Dunatothrips aneurae

Scientific classification
- Kingdom: Animalia
- Phylum: Arthropoda
- Class: Insecta
- Order: Thysanoptera
- Family: Phlaeothripidae
- Genus: Dunatothrips
- Species: D. aneurae
- Binomial name: Dunatothrips aneurae Mound, 1969

= Dunatothrips aneurae =

- Genus: Dunatothrips
- Species: aneurae
- Authority: Mound, 1969

Species of insect

Dunatothrips aneurae is a tiny haplodiploid eusocial insect less than 3 mm in length.

==Habitat==
Dunatothrips aneurae lives on Acacia trees in the Australian Outback. They preferred east-facing, thin terminal phyllodes on the Acacia trees.

==Nests==
For a nest to form, it requires a lone female to have male presence to initiate a domicile. They then construct them without male help before losing their wings on nesting by abscission.

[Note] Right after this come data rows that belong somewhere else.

__global__ __launch_bounds__(kBlock) void k_tcpinfo_encode(TcpRecArgs a) {
    __shared__ __attribute__((aligned(16))) uint8_t s[kBlock * RSK_TCPINFO_WIRE_SIZE];
    const uint32_t t = threadIdx.x;
    const uint64_t i = (uint64_t)blockIdx.x * kBlock + t;
    if (i < a.n) {
        uint8_t *r = s + RSK_TCPINFO_WIRE_SIZE * t;
        const uint32_t v32[4] = {a.src[i], a.dst[i], a.seq[i], a.ack[i]};
        const uint32_t v16[2] = {a.sp[i], a.dp[i]};
#pragma unroll
        for (int b = 0; b < 4; ++b) {
            r[0 + b] = (uint8_t)(v32[0] >> (8 * b));
            r[4 + b] = (uint8_t)(v32[1] >> (8 * b));
            r[12 + b] = (uint8_t)(v32[2] >> (8 * b));
            r[16 + b] = (uint8_t)(v32[3] >> (8 * b));
        }
        r[8] = (uint8_t)v16[0];
        r[9] = (uint8_t)(v16[0] >> 8);
        r[10] = (uint8_t)v16[1];
        r[11] = (uint8_t)(v16[1] >> 8);
        r[20] = a.flag[i];
    }
    __syncthreads();
    const uint64_t first = (uint64_t)blockIdx.x * kBlock;
    const uint32_t cnt = (uint32_t)min<uint64_t>(kBlock, a.n - first);
    const uint32_t bytes = cnt * RSK_TCPINFO_WIRE_SIZE;
    uint8_t *out = a.rec + first * RSK_TCPINFO_WIRE_SIZE;
    if ((reinterpret_cast<uintptr_t>(out) & 15u) == 0) {
        for (uint32_t c = t; 16u * c < bytes; c += kBlock) {
            if (16u * c + 16u <= bytes) {
                *reinterpret_cast<uint4 *>(out + 16u * c) = *reinterpret_cast<const uint4 *>(s + 16u * c);
            } else {
                for (uint32_t b = 16u * c; b < bytes; ++b) out[b] = s[b];
            }
        }
    } else {
        for (uint32_t b = t; b < bytes; b += kBlock) out[b] = s[b];
    }
}

}
struct ShimIO {
    uint8_t buf[64];
    int32_t ret;
};
namespace {

__global__ void k_shim(ShimIO *io, int op, int len_arg, KeySched ks) {
    if (threadIdx.x != 0) return;
    uint8_t *b = io->buf;
    if (op == 0) {
        uint32_t t0, t1;
        rsk::md5_tag(ks, b[0], t0, t1);
        for (int k = 0; k < 4; ++k) { b[8 + k] = (uint8_t)(t0 >> (8 * k)); b[12 + k] = (uint8_t)(t1 >> (8 * k)); }
        io->ret = 8;
    } else if (op == 1) {
        uint32_t t0, t1;
        rsk::md5_tag(ks, b[8], t0, t1);
        uint32_t e0 = 0, e1 = 0;
        for (int k = 0; k < 4; ++k) { e0 |= (uint32_t)b[k] << (8 * k); e1 |= (uint32_t)b[4 + k] << (8 * k); }
        io->ret = (t0 == e0 && t1 == e1) ? 1 : 0;
    } else if (op == 2) {
        uint32_t id0 = 0, id1 = 0, conv = 0;
        uint64_t key = 0;
        for (int k = 0; k < 4; ++k) {
            id0 |= (uint32_t)b[1 + k] << (8 * k);
            id1 |= (uint32_t)b[5 + k] << (8 * k);
            conv |= (uint32_t)b[12 + k] << (8 * k);
        }
        for (int k = 0; k < 8; ++k) key |= (uint64_t)b[16 + k] << (8 * k);
        uint32_t H[8];
        head_words(b[0], id0, id1, conv, key, 0u, H);
        for (int q = 0; q < 23; ++q) {
            const int f = 8 + q;
            b[32 + q] = (uint8_t)(H[f >> 2] >> (8 * (f & 3)));
        }
        io->ret = RSK_ENC_HEAD_SIZE;
    } else {
        const uint32_t len = b[0];
        if (len_arg < RSK_ENC_HEAD_SIZE || (int)len > len_arg) {
            io->ret = -1;
            return;
        }
        for (int q = 0; q < 23; ++q) b[32 + q] = b[q];
        io->ret = (int)len;
    }
}

__global__ __launch_bounds__(256) void k_tag_table(KeySched ks, uint2 *tab) {
    uint32_t t0, t1;
    rsk::md5_tag(ks, threadIdx.x, t0, t1);
    tab[threadIdx.x] = make_uint2(t0, t1);
}

__device__ __forceinline__ uint64_t splitmix64_at(uint64_t seed, uint64_t i) {
    uint64_t z = seed + (i + 1u) * 0x9E3779B97F4A7C15ull;
    z = (z ^ (z >> 30)) * 0xBF58476D1CE4E5B9ull;
    z = (z ^ (z >> 27)) * 0x94D049BB133111EBull;
    return z ^ (z >> 31);
}

__global__ __launch_bounds__(kBlock) void k_fill_splitmix(uint8_t *dst, uint64_t nbytes, uint64_t seed) {
    const uint64_t nw = nbytes / 8u;
    const uint64_t stride = (uint64_t)gridDim.x * kBlock;
    for (uint64_t w = (uint64_t)blockIdx.x * kBlock + threadIdx.x; w < nw; w += stride) {
        const uint64_t v = splitmix64_at(seed, w);
        if ((reinterpret_cast<uintptr_t>(dst) & 7u) == 0) {
            reinterpret_cast<uint64_t *>(dst)[w] = v;
        } else {
            for (int b = 0; b < 8; ++b) dst[8 * w + b] = (uint8_t)(v >> (8 * b));
        }
    }
    if (blockIdx.x == 0 && threadIdx.x == 0 && nw * 8u < nbytes) {
        const uint64_t v = splitmix64_at(seed, nw);
        for (uint64_t b = nw * 8u; b < nbytes; ++b) dst[b] = (uint8_t)(v >> (8u * (b - nw * 8u)));
    }
}
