+  u8 *const smem = smem_all + wv * K3_TAB_STRIDE;
+  k3_load_tables(ws, bb, smem, lane);
+  u32 const nbSeq = ff[ZH_FF_NBSEQ], logs = ff[ZH_FF_LOGS], blk = ff[ZH_FF_BLK], op = ff[ZH_FF_OP];
+  k3_extra_bits(ws, bb, smem, lane, nbSeq);
+  u32 const x = k3_chain(ws, bb, smem, lane, nbSeq);
+  __builtin_amdgcn_fence(__ATOMIC_SEQ_CST, "workgroup");
+  __builtin_amdgcn_wave_barrier();
+#ifdef ZH_STAMPS
+  u64 const k3e0 = __builtin_amdgcn_s_memtime();
+#endif
   Out const o{d.dst, d.dst_cap};
-  const u64 *seq = ws.seq(b);
-  u32 const k3L = ZH_K3_SEGLEN(nbSeq), k3m = zh_k3_magic(k3L);
-  const u16 *gLL = (const u16 *)ws.lits(b), *gOF = gLL + ZH_K3_TSTRIDE, *gML = gOF + ZH_K3_TSTRIDE;
-  CodeTabs ct;
-  ct.load();
-  wave_sync();
-  BitSink bs{ff[ZH_FF_OP], 0};
-  u64 rq[K4_PF];
-  u32 lq[K4_PF], mq[K4_PF], oq[K4_PF];
-  auto fetch = [&](u32 e, u64 &r, u32 &sl, u32 &sm, u32 &so) {
-    r = e < nbSeq ? seq[nbSeq - 1 - e] : 0;
-    sl = sm = so = 0;
-    if (0 < e && e < nbSeq) {
-      u32 const x = zh_k3_index(e, 0, k3L, k3m);
-      sl = gLL[x]; sm = gML[x]; so = gOF[x];
-    }
-  };
-#pragma unroll
-  for (u32 j = 0; j < K4_PF; j++) fetch(64 * j + lane, rq[j], lq[j], mq[j], oq[j]);
-  for (u32 e0 = 0; e0 < nbSeq; e0 += 64) {
-    u32 const e = e0 + lane;
-    bool const valid = e < nbSeq;
-    u64 const rec = rq[0];
-    u32 const s_L = lq[0], s_M = mq[0], s_O = oq[0];
-#pragma unroll
-    for (u32 j = 0; j + 1 < K4_PF; j++) { rq[j] = rq[j + 1]; lq[j] = lq[j + 1]; mq[j] = mq[j + 1]; oq[j] = oq[j + 1]; }
-    fetch(e + 64 * K4_PF, rq[K4_PF - 1], lq[K4_PF - 1], mq[K4_PF - 1], oq[K4_PF - 1]);
-    u32 const ll = (u32)(rec & 0x1FFFFu), mlb = (u32)((rec >> 17) & 0x1FFFFu), ob = (u32)(rec >> 34) & 0x1FFFFu;
-    u32 const llc = valid ? (u32)(rec >> 51) & 63u : 0, mlc = valid ? (u32)(rec >> 57) & 63u : 0, ofc = valid ? highbit32(ob) : 0;
-    u32 const llbits = ct.ll_bits(llc), mlbits = ct.ml_bits(mlc);
-    u32 vOF = 0, nOF = 0, vML = 0, nML = 0, vLL = 0, nLL = 0;
-    if (valid && e > 0) {
-      nOF = (s_O + dNb[40 + ofc]) >> 16; vOF = s_O;
-      nML = (s_M + dNb[72 + mlc]) >> 16; vML = s_M;
-      nLL = (s_L + dNb[llc]) >> 16; vLL = s_L;
-    }
-    u32 v6[6] = {vOF, vML, vLL, ll, mlb, ob};
-    u32 n6[6] = {nOF, nML, nLL, valid ? llbits : 0u, valid ? mlbits : 0u, ofc};
-    sink_append<6>(bs, o, sw, v6, n6);
-  }
-  {
-    u32 v3[3] = {sML, sOF, sLL};
-    u32 n3[3] = {lane == 0 ? logML : 0u, lane == 0 ? logOF : 0u, lane == 0 ? logLL : 0u};
-    sink_append<3>(bs, o, sw, v3, n3);
-  }
-  sink_close(bs, o, sw);
-  u32 const total = finish_block(d, o, blk, bs.pos, false);
-  write_status(d, b, total, item_size, item_status, blk_size);
-}
-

The nests are made from a silk-like glue which the extract from their bottoms and some mature nests contain middens. If the nest is broken, usually only one or two individuals step up to repair it, and the rest of the individuals get to enjoy the benefits of a repaired nest.

==Mating==
Male Dunatothrips aneurae engaged in short, truncated matings with their sisters before dispersing and mating with females in nearby nests.